Making Friends In A New Environment

By: Kerry Plowright

So you have made the big move to your new home and you have come to the reality that you are alone. If you have moved from an environment of having familiar faces around be it friends and family you will know exactly what I mean! The ones who know it all to well are traditionally expatriates or expats for short. Sure there is the phone or the internet, unfortunately both modes of communication lack the human or physical interaction we come to know & love.

If you are hundreds or thousands of kilometres away or even in another country the best way to adjust or to stop feeling sorry for yourself, is to throw yourself into the community. There is no sure fire way of people appearing out of know where, who are dying to introduce themself to you; unless it is that nosey neighbour who creates an excuse to meet with you to support their rumour mill conscious. If you have kids then this is a way of quickly meeting with other parents whom have similar interests to your own. For the childless do not be despondent we will provide some ideas for you to work on as well.

Children generally make friends easier, as adults can be a little judgmental at first. By default your kids are a way to meet the parents, there are many ways. For example, arranging for your child's friend to come over and play on the weekend, this will give you an opportunity to invite the parents in for coffee. At this point be careful not to talk too much about yourself as tempting as it is for most of us. Why? It goes without saying our favourite subject is ourself, & who do we know the best? Ease in by listening & asking questions of the parents, you will appear more interesting to them when you acknowledge them & are hearing what they have to say.

Your child's birthday can give another opportunity for meeting the parents through having a party or to arrange a gathering in a local park. If you mention in the invite if any of the parents want to stay on, and participate in the festivities, they are more than welcome. Still on the school front another great way of meeting new people is to get involved with the P&C Association i.e. Parents and Citizens or P&F i.e. Parents & Friends. This is a voluntary group of parents who normally meet once a month to discuss issues and fundraising for the school. Children love it when their parents get involved with their school and PandC Associations are always looking for people to help.

If time permits help out at the school tuckshop or canteen once a week, until you have met some like minded people that you can develop a relationship with, outside of school. Same applies with your children's sporting clubs, offer to clean the uniforms one week or interact some other way that will appeal to other parents. Look in the local paper or search the internet for community projects or events that you are interested in and offer your assistance in organising, or helping out on the day. It will be easier to get involved in something that comes natural to you, as the passion will be noticed by other advocates.
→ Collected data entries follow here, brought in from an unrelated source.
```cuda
template <class P> struct Fp2 {
    typedef Fp<P> B;
    static constexpr bool HAS_MUL2 = false;
    B a, b;
    SB_HD static Fp2 one() { Fp2 r; r.a = B::one(); r.b = B::zero(); return r; }
    SB_HD static Fp2 inv(const Fp2& x) {
        B t = B::inv_binary(B::add(B::sqr(x.a), B::sqr(x.b)));
        Fp2 r; r.a = B::mul(x.a, t); r.b = B::neg(B::mul(x.b, t)); return r;
    }
    SB_HD static Fp2 zero() { Fp2 r; r.a = B::zero(); r.b = B::zero(); return r; }
    SB_HD bool is_zero() const { return a.is_zero() & b.is_zero(); }
    SB_HD bool operator==(const Fp2& o) const { return (a == o.a) & (b == o.b); }
    SB_HD static Fp2 add(const Fp2& x, const Fp2& y) { Fp2 r; r.a = B::add(x.a, y.a); r.b = B::add(x.b, y.b); return r; }
    SB_HD static Fp2 sub(const Fp2& x, const Fp2& y) { Fp2 r; r.a = B::sub(x.a, y.a); r.b = B::sub(x.b, y.b); return r; }
    SB_HD static Fp2 dbl(const Fp2& x) { Fp2 r; r.a = B::dbl(x.a); r.b = B::dbl(x.b); return r; }
    SB_HD static Fp2 neg(const Fp2& x) { Fp2 r; r.a = B::neg(x.a); r.b = B::neg(x.b); return r; }
    SB_HD static Fp2 cneg(const Fp2& x, bool f) { Fp2 r; r.a = B::cneg(x.a, f); r.b = B::cneg(x.b, f); return r; }
    SB_HD_NOINLINE static Fp2 mul(const Fp2& x, const Fp2& y) { return mul_i(x, y); }
    SB_HD_NOINLINE static Fp2 sqr(const Fp2& x) { return sqr_i(x); }
    SB_HD static Fp2 mul_i(const Fp2& x, const Fp2& y) {
#if defined(__CUDA_ARCH__) && defined(SB_FP2_LAZY)
        return mul_lazy(x, y);
#endif
        if constexpr (B::HAS_MUL2) {
            Fp2 r; r.a = B::mul2(x.a, y.a, x.b, B::neg(y.b)); r.b = B::mul2(x.a, y.b, x.b, y.a); return r;
        } else {
            B A = B::mul(x.a, y.a), Bb = B::mul(x.b, y.b);
            B C = B::mul(B::add(x.a, x.b), B::add(y.a, y.b));
            Fp2 r; r.a = B::sub(A, Bb); r.b = B::sub(B::sub(C, A), Bb); return r;
        }
    }
    SB_HD static Fp2 mul_lazy(const Fp2& x, const Fp2& y) {
        constexpr int N = B::N;
        uint32_t v0[2 * N], v1[2 * N], v2[2 * N], sa[N], sb[N];
        B::mul_wide(x.a.v, y.a.v, v0);
        B::mul_wide(x.b.v, y.b.v, v1);
        B::add_noreduce(x.a, x.b, sa); B::add_noreduce(y.a, y.b, sb);
        B::mul_wide(sa, sb, v2);
        B::wide_sub(v2, v0); B::wide_sub(v2, v1);
        uint32_t bw = B::wide_sub(v0, v1);
        B::wide_add_p_high(v0, bw);
        Fp2 r; r.a = B::redc_wide(v0); r.b = B::redc_wide(v2); return r;
    }
    SB_HD static Fp2 sqr_i(const Fp2& x) {
        B AB = B::mul(x.a, x.b);
        Fp2 r; r.a = B::mul(B::add(x.a, x.b), B::sub(x.a, x.b)); r.b = B::dbl(AB); return r;
    }
};

template <class F> struct Affine {
    F x, y;
    SB_HD bool is_inf() const { return x.is_zero() & y.is_zero(); }
};

template <class F> struct XYZZ {
    F x, y, zz, zzz;
    SB_HD static XYZZ inf() { XYZZ r; r.x = F::zero(); r.y = F::zero(); r.zz = F::zero(); r.zzz = F::zero(); return r; }
    SB_HD bool is_inf() const { return zz.is_zero(); }

    SB_HD_NOINLINE static XYZZ dbl_affine(const F& px, const F& py, const F& one) {
        XYZZ r;
        if (py.is_zero()) return inf();
        F U = F::dbl(py), V = F::sqr(U), W = F::mul(U, V), S = F::mul(px, V);
        F M = F::sqr(px); M = F::add(F::dbl(M), M);
        r.x = F::sub(F::sqr(M), F::dbl(S));
        r.y = F::sub(F::mul(M, F::sub(S, r.x)), F::mul(W, py));
        r.zz = V; r.zzz = W;
        (void)one;
        return r;
    }
    SB_HD_NOINLINE static XYZZ dbl(const XYZZ& p) {
        if (p.is_inf() || p.y.is_zero()) return inf();
        XYZZ r;
        F U = F::dbl(p.y), V = F::sqr(U), W = F::mul(U, V), S = F::mul(p.x, V);
        F M = F::sqr(p.x); M = F::add(F::dbl(M), M);
        r.x = F::sub(F::sqr(M), F::dbl(S));
        r.y = F::sub(F::mul(M, F::sub(S, r.x)), F::mul(W, p.y));
        r.zz = F::mul(V, p.zz); r.zzz = F::mul(W, p.zzz);
        return r;
    }
    SB_HD void add_affine(const F& qx, const F& qy, const F& one) {
        if (is_inf()) { x = qx; y = qy; zz = one; zzz = one; return; }
        F U2 = F::mul_i(qx, zz), S2 = F::mul_i(qy, zzz);
        F Pp = F::sub(U2, x), R = F::sub(S2, y);
        if (Pp.is_zero()) {
            if (R.is_zero()) *this = dbl_affine(qx, qy, one);
            else *this = inf();
            return;
        }
        F PP = F::sqr_i(Pp), PPP = F::mul_i(Pp, PP), Q = F::mul_i(x, PP);
        F X3 = F::sub(F::sub(F::sqr_i(R), PPP), F::dbl(Q));
        F Y3;
        if constexpr (F::HAS_MUL2) Y3 = F::mul2_i(R, F::sub(Q, X3), F::neg(y), PPP);
        else Y3 = F::sub(F::mul_i(R, F::sub(Q, X3)), F::mul_i(y, PPP));
        x = X3; y = Y3; zz = F::mul_i(zz, PP); zzz = F::mul_i(zzz, PPP);
    }
    SB_HD void add(const XYZZ& q) {
        if (q.is_inf()) return;
        if (is_inf()) { *this = q; return; }
        F U1 = F::mul(x, q.zz), U2 = F::mul(q.x, zz);
        F S1 = F::mul(y, q.zzz), S2 = F::mul(q.y, zzz);
        F Pp = F::sub(U2, U1), R = F::sub(S2, S1);
        if (Pp.is_zero()) {
            if (R.is_zero()) *this = dbl(*this);
            else *this = inf();
            return;
        }
        F PP = F::sqr(Pp), PPP = F::mul(Pp, PP), Q = F::mul(U1, PP);
        F X3 = F::sub(F::sub(F::sqr(R), PPP), F::dbl(Q));
        F Y3 = F::sub(F::mul(R, F::sub(Q, X3)), F::mul(S1, PPP));
        x = X3; y = Y3;
        zz = F::mul(F::mul(zz, q.zz), PP); zzz = F::mul(F::mul(zzz, q.zzz), PPP);
    }
};

}
```

### snarkjs_b200/csrc/msm.cuh

```cuda
#pragma once
#include <cuda_runtime.h>
#include "ec.cuh"
#include "msm_geom.h"

namespace sb {

static constexpr int MSM_SEG = 32;
static constexpr int MSM_ACC_THREADS = 128;
static constexpr int MSM_RED_CHUNK = 16;
static constexpr uint32_t MSM_INVALID_KEY = 0xffffffffu;
static constexpr int MSM_COUNTS_SEG = 8;


__host__ inline MsmGeom msm_choose(uint64_t n, uint32_t scalar_bytes, int fr_bits, bool precomp) {
    int eff = (int)(8 * scalar_bytes) < fr_bits ? (int)(8 * scalar_bytes) : fr_bits;
    int best_c = 3; double best = 1e300;
    for (int c = 3; c <= 22; c++) {
        int weff = (eff + 1 + c - 1) / c, top = eff + 1 - (weff - 1) * c;
        if (weff > 1 && top < c - 5) continue;
        double buckets = (precomp ? 1.0 : (double)weff) * (double)(1u << (c - 1));
        double cost = (double)weff * (double)n * 10.0 + buckets * 60.0;
        if (cost < best) { best = cost; best_c = c; }
    }
    MsmGeom g; g.c = best_c; g.W = (int)((8 * scalar_bytes + 1 + best_c - 1) / best_c); g.B = 1u << (best_c - 1);
    return g;
}
__host__ inline MsmGeom msm_geometry_precomp(uint64_t n_set, uint32_t scalar_bytes, int fr_bits = 254) {
    int l2 = 0; while ((1ull << (l2 + 1)) <= n_set) l2++;
    int cmax = l2; if (cmax > 22) cmax = 22; if (cmax < 8) cmax = 8;
    int c = 8;
    for (int cc = cmax; cc >= 8; cc--) {
        int weff = (fr_bits + 1 + cc - 1) / cc, top = fr_bits + 1 - (weff - 1) * cc;
        if (weff > 1 && top < cc - 5) continue;
        c = cc; break;
    }
    MsmGeom g; g.c = c; g.W = (int)((8 * scalar_bytes + 1 + c - 1) / c); g.B = 1u << (c - 1);
    g.precomp = 1; g.stride = n_set; g.first = 0;
    return g;
}
__host__ inline MsmGeom msm_geometry(uint64_t n, uint32_t scalar_bytes, int fr_bits = 254) {
    return msm_choose(n, scalar_bytes, fr_bits, false);
}

template <class F> __device__ __forceinline__ void load_affine(const Affine<F>* __restrict__ bases, uint32_t idx, F& x, F& y) {
    constexpr int NV = sizeof(F) / 16;
    const uint4* p = reinterpret_cast<const uint4*>(bases + idx);
    uint4* dx = reinterpret_cast<uint4*>(&x);
    uint4* dy = reinterpret_cast<uint4*>(&y);
#pragma unroll
    for (int k = 0; k < NV; k++) dx[k] = __ldg(p + k);
#pragma unroll
    for (int k = 0; k < NV; k++) dy[k] = __ldg(p + NV + k);
}
template <class T> __device__ __forceinline__ void store_vec(T* dst, const T& v) {
    constexpr int NV = sizeof(T) / 16;
    const uint4* s = reinterpret_cast<const uint4*>(&v);
    uint4* d = reinterpret_cast<uint4*>(dst);
#pragma unroll
    for (int k = 0; k < NV; k++) d[k] = s[k];
}
template <class T> __device__ __forceinline__ T load_vec(const T* src) {
    constexpr int NV = sizeof(T) / 16;
    T v; const uint4* s = reinterpret_cast<const uint4*>(src);
    uint4* d = reinterpret_cast<uint4*>(&v);
#pragma unroll
    for (int k = 0; k < NV; k++) d[k] = s[k];
    return v;
}

template <class P> __device__ __forceinline__ Fp<P> PairInvF(const Fp<P>& a) { return Fp<P>::inv_binary(a); }
template <class P> __device__ __forceinline__ Fp2<P> PairInvF(const Fp2<P>& a) { return Fp2<P>::inv(a); }

template <class F, int MINB>
__global__ void __launch_bounds__(MSM_ACC_THREADS, MINB)
k_accumulate(const Affine<F>* __restrict__ bases, const uint32_t* __restrict__ keys, const uint32_t* __restrict__ vals,
             const uint64_t* __restrict__ counts, XYZZ<F>* __restrict__ buckets,
             XYZZ<F>* __restrict__ heads, uint32_t* __restrict__ head_keys) {
    const uint64_t M = counts[0];
    const uint32_t seg = (uint32_t)counts[MSM_COUNTS_SEG];
    uint64_t t = blockIdx.x * (uint64_t)blockDim.x + threadIdx.x;
    uint64_t lo = t * seg;
    if (lo >= M) return;
    uint64_t hi = lo + seg < M ? lo + seg : M;
    const F one = F::one();
    XYZZ<F> acc = XYZZ<F>::inf();
    uint32_t cur = keys[lo];
    bool first = true;
    for (uint64_t e = lo; e < hi; e++) {
        uint32_t k = keys[e], v = vals ? vals[e] : (uint32_t)e;
        if (k != cur) {
            if (first) { store_vec(heads + t, acc); head_keys[t] = cur; first = false; }
            else store_vec(buckets + cur, acc);
            acc = XYZZ<F>::inf(); cur = k;
        }
        F px, py;
        load_affine<F>(bases, v & 0x7fffffffu, px, py);
        if (!(px.is_zero() & py.is_zero())) {
            py = F::cneg(py, (v >> 31) != 0);
            acc.add_affine(px, py, one);
        }
    }
    if (first) { store_vec(heads + t, acc); head_keys[t] = cur; }
    else store_vec(buckets + cur, acc);
}

static constexpr int MSM_SHORT_RUN = 8;
template <class F>
__global__ void __launch_bounds__(MSM_ACC_THREADS)
k_fold_short(const XYZZ<F>* __restrict__ heads, const uint32_t* __restrict__ keys_in, uint32_t* __restrict__ keys_out,
             const uint64_t* __restrict__ counts, XYZZ<F>* __restrict__ buckets) {
    const uint64_t M = counts[1];
    uint64_t t = blockIdx.x * (uint64_t)blockDim.x + threadIdx.x;
    if (t >= M) return;
    const uint32_t k = keys_in[t];
    uint64_t start = t; int back = 0;
    while (start > 0 && back < MSM_SHORT_RUN && keys_in[start - 1] == k) { start--; back++; }
    bool is_short = back < MSM_SHORT_RUN;
    uint64_t len = 0;
    if (is_short) {
        len = 1;
        while (start + len < M && len <= (uint64_t)MSM_SHORT_RUN && keys_in[start + len] == k) len++;
        is_short = len <= (uint64_t)MSM_SHORT_RUN;
    }
    keys_out[t] = is_short ? MSM_INVALID_KEY : k;
    if (!is_short || start != t) return;
    XYZZ<F> acc = load_vec(buckets + k);
    for (uint64_t e = 0; e < len; e++) { XYZZ<F> p = load_vec(heads + t + e); acc.add(p); }
    store_vec(buckets + k, acc);
}

template <class F>
__global__ void __launch_bounds__(MSM_ACC_THREADS)
k_fold(const XYZZ<F>* __restrict__ in, const uint32_t* __restrict__ in_keys, const uint64_t* __restrict__ counts, int level,
       XYZZ<F>* __restrict__ buckets, XYZZ<F>* __restrict__ heads, uint32_t* __restrict__ head_keys) {
    const uint64_t M = counts[level];
    const bool last = M <= MSM_SEG;
    uint64_t t = blockIdx.x * (uint64_t)blockDim.x + threadIdx.x;
    uint64_t lo = t * MSM_SEG;
    if (lo >= M) return;
    uint64_t hi = lo + MSM_SEG < M ? lo + MSM_SEG : M;
    XYZZ<F> acc = XYZZ<F>::inf();
    uint32_t cur = in_keys[lo];
    bool first = !last;
    auto flush = [&]() {
        if (first) { store_vec(heads + t, acc); head_keys[t] = cur; first = false; }
        else if (cur != MSM_INVALID_KEY) { XYZZ<F> b = load_vec(buckets + cur); b.add(acc); store_vec(buckets + cur, b); }
    };
    for (uint64_t e = lo; e < hi; e++) {
        uint32_t k = in_keys[e];
        if (k != cur) { flush(); acc = XYZZ<F>::inf(); cur = k; }
        if (k != MSM_INVALID_KEY) { XYZZ<F> p = load_vec(in + e); acc.add(p); }
    }
    flush();
}

template <class F>
__global__ void __launch_bounds__(128)
k_reduce(const XYZZ<F>* __restrict__ buckets, MsmGeom g, XYZZ<F>* __restrict__ partials, uint32_t ctas_per_window) {
    extern __shared__ uint4 smem_raw[];
    XYZZ<F>* sm = reinterpret_cast<XYZZ<F>*>(smem_raw);
    const uint32_t w = blockIdx.x / ctas_per_window, cta = blockIdx.x % ctas_per_window;
    const uint32_t L = g.B < (uint32_t)MSM_RED_CHUNK ? g.B : MSM_RED_CHUNK;
    const uint32_t chunks = g.B / L;
    const uint32_t j = cta * blockDim.x + threadIdx.x;
    XYZZ<F> part = XYZZ<F>::inf();
    if (j < chunks) {
        const XYZZ<F>* bk = buckets + (uint64_t)w * g.B + (uint64_t)j * L;
        XYZZ<F> run = XYZZ<F>::inf(), sum = XYZZ<F>::inf();
        for (int b = (int)L - 1; b >= 0; b--) {
            XYZZ<F> p = load_vec(bk + b);
            run.add(p);
            sum.add(run);
        }
        uint32_t k = j * L;
        if (k) {
            int top = 31 - __clz(k);
            part = run;
            for (int bit = top - 1; bit >= 0; bit--) {
                part = XYZZ<F>::dbl(part);
                if ((k >> bit) & 1) part.add(run);
            }
        }
        part.add(sum);
    }
    store_vec(sm + threadIdx.x, part);
    __syncthreads();
    for (uint32_t s = blockDim.x >> 1; s > 0; s >>= 1) {
        if (threadIdx.x < s) {
            XYZZ<F> a = load_vec(sm + threadIdx.x), b = load_vec(sm + threadIdx.x + s);
            a.add(b);
            store_vec(sm + threadIdx.x, a);
        }
        __syncthreads();
    }
    if (threadIdx.x == 0) store_vec(partials + (uint64_t)w * ctas_per_window + cta, load_vec(sm));
}

template <class F>
__global__ void __launch_bounds__(32)
k_window_sum(const XYZZ<F>* __restrict__ partials, uint32_t per_window, XYZZ<F>* __restrict__ out) {
    extern __shared__ uint4 smem_raw[];
    XYZZ<F>* sm = reinterpret_cast<XYZZ<F>*>(smem_raw);
    XYZZ<F> acc = XYZZ<F>::inf();
    for (uint32_t i = threadIdx.x; i < per_window; i += 32) { XYZZ<F> p = load_vec(partials + (uint64_t)blockIdx.x * per_window + i); acc.add(p); }
    store_vec(sm + threadIdx.x, acc);
    __syncwarp();
    for (uint32_t s = 16; s > 0; s >>= 1) {
        if (threadIdx.x < s) { XYZZ<F> a = load_vec(sm + threadIdx.x), b = load_vec(sm + threadIdx.x + s); a.add(b); store_vec(sm + threadIdx.x, a); }
        __syncwarp();
    }
    if (threadIdx.x == 0) store_vec(out + blockIdx.x, load_vec(sm));
}

template <class F> __device__ __noinline__ void padd(XYZZ<F>& a, const XYZZ<F>& b) { a.add(b); }

struct AxisJob { const void* in; void* out; uint64_t total; uint32_t S; uint32_t log_inner; };

template <class F>
__global__ void __launch_bounds__(128)
k_axis_sum(AxisJob j0, AxisJob j1) {
    const AxisJob j = blockIdx.y ? j1 : j0;
    const uint64_t gid = blockIdx.x * (uint64_t)blockDim.x + threadIdx.x;
    if (gid >= j.total) return;
    const uint64_t o = gid >> j.log_inner, i = gid & ((1ull << j.log_inner) - 1);
    const XYZZ<F>* p = (const XYZZ<F>*)j.in + ((o * j.S) << j.log_inner) + i;
    XYZZ<F> acc = load_vec(p);
#pragma unroll 1
    for (uint32_t s = 1; s < j.S; s++) { XYZZ<F> v = load_vec(p + ((uint64_t)s << j.log_inner)); acc.add(v); }
    store_vec((XYZZ<F>*)j.out + gid, acc);
}
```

For the childless or singles that have moved to a new community here are some useful tips to help you put yourself out there. If you are working this is probably the best avenue to create new friends, you may ask a peer to join you for lunch; this is an informal option to explore, if others have similar interests to your own you will soon decipher who shares common interests with you. You may offer to run the social club normally a thankless job, although quite appreciated by those who don't do it. You could start a sporting tips competition that will create some camaraderie amongst the other employees, and will have you interacting with a lot more people sooner than later.

Simply by offering to make someone a coffee or tea will welcome in a new perspective of how others will interact with you. A fantastic gesture is, once a week bring in a cake for morning tea; you will soon tap into someone's heart strings that sees you as compassionate and friendly. Before you know it people will become attracted to you for what you bring to them. Apart from stating the obvious with sporting clubs and hobbies why not consider Toastmasters this is great way to meet people, even if you are a confident speaker you may actually help someone overcome their fears through your experiences.

Other clubs to consider are Rotary, Lions or even the local Chamber of Commerce. These clubs are always looking to broaden their membership base; you may elect to do it long enough to start meeting other like minded people. All things considered it doesn't matter how you go about it, there is an element of putting yourself in the faces of people in your community, be it a polite wave to the neighbors as they drive by, or greeting your local shopkeeper with some niceties. If you pay someone a compliment sooner than later they will open up and start communicating.

A common cause of people returning to their previous home is through lack of companionship, or lack of familiar surroundings. It is easier to blame your new home of the short comings you are accustomed, or you can decide to make the most of it. Enjoy & bring on the new friends.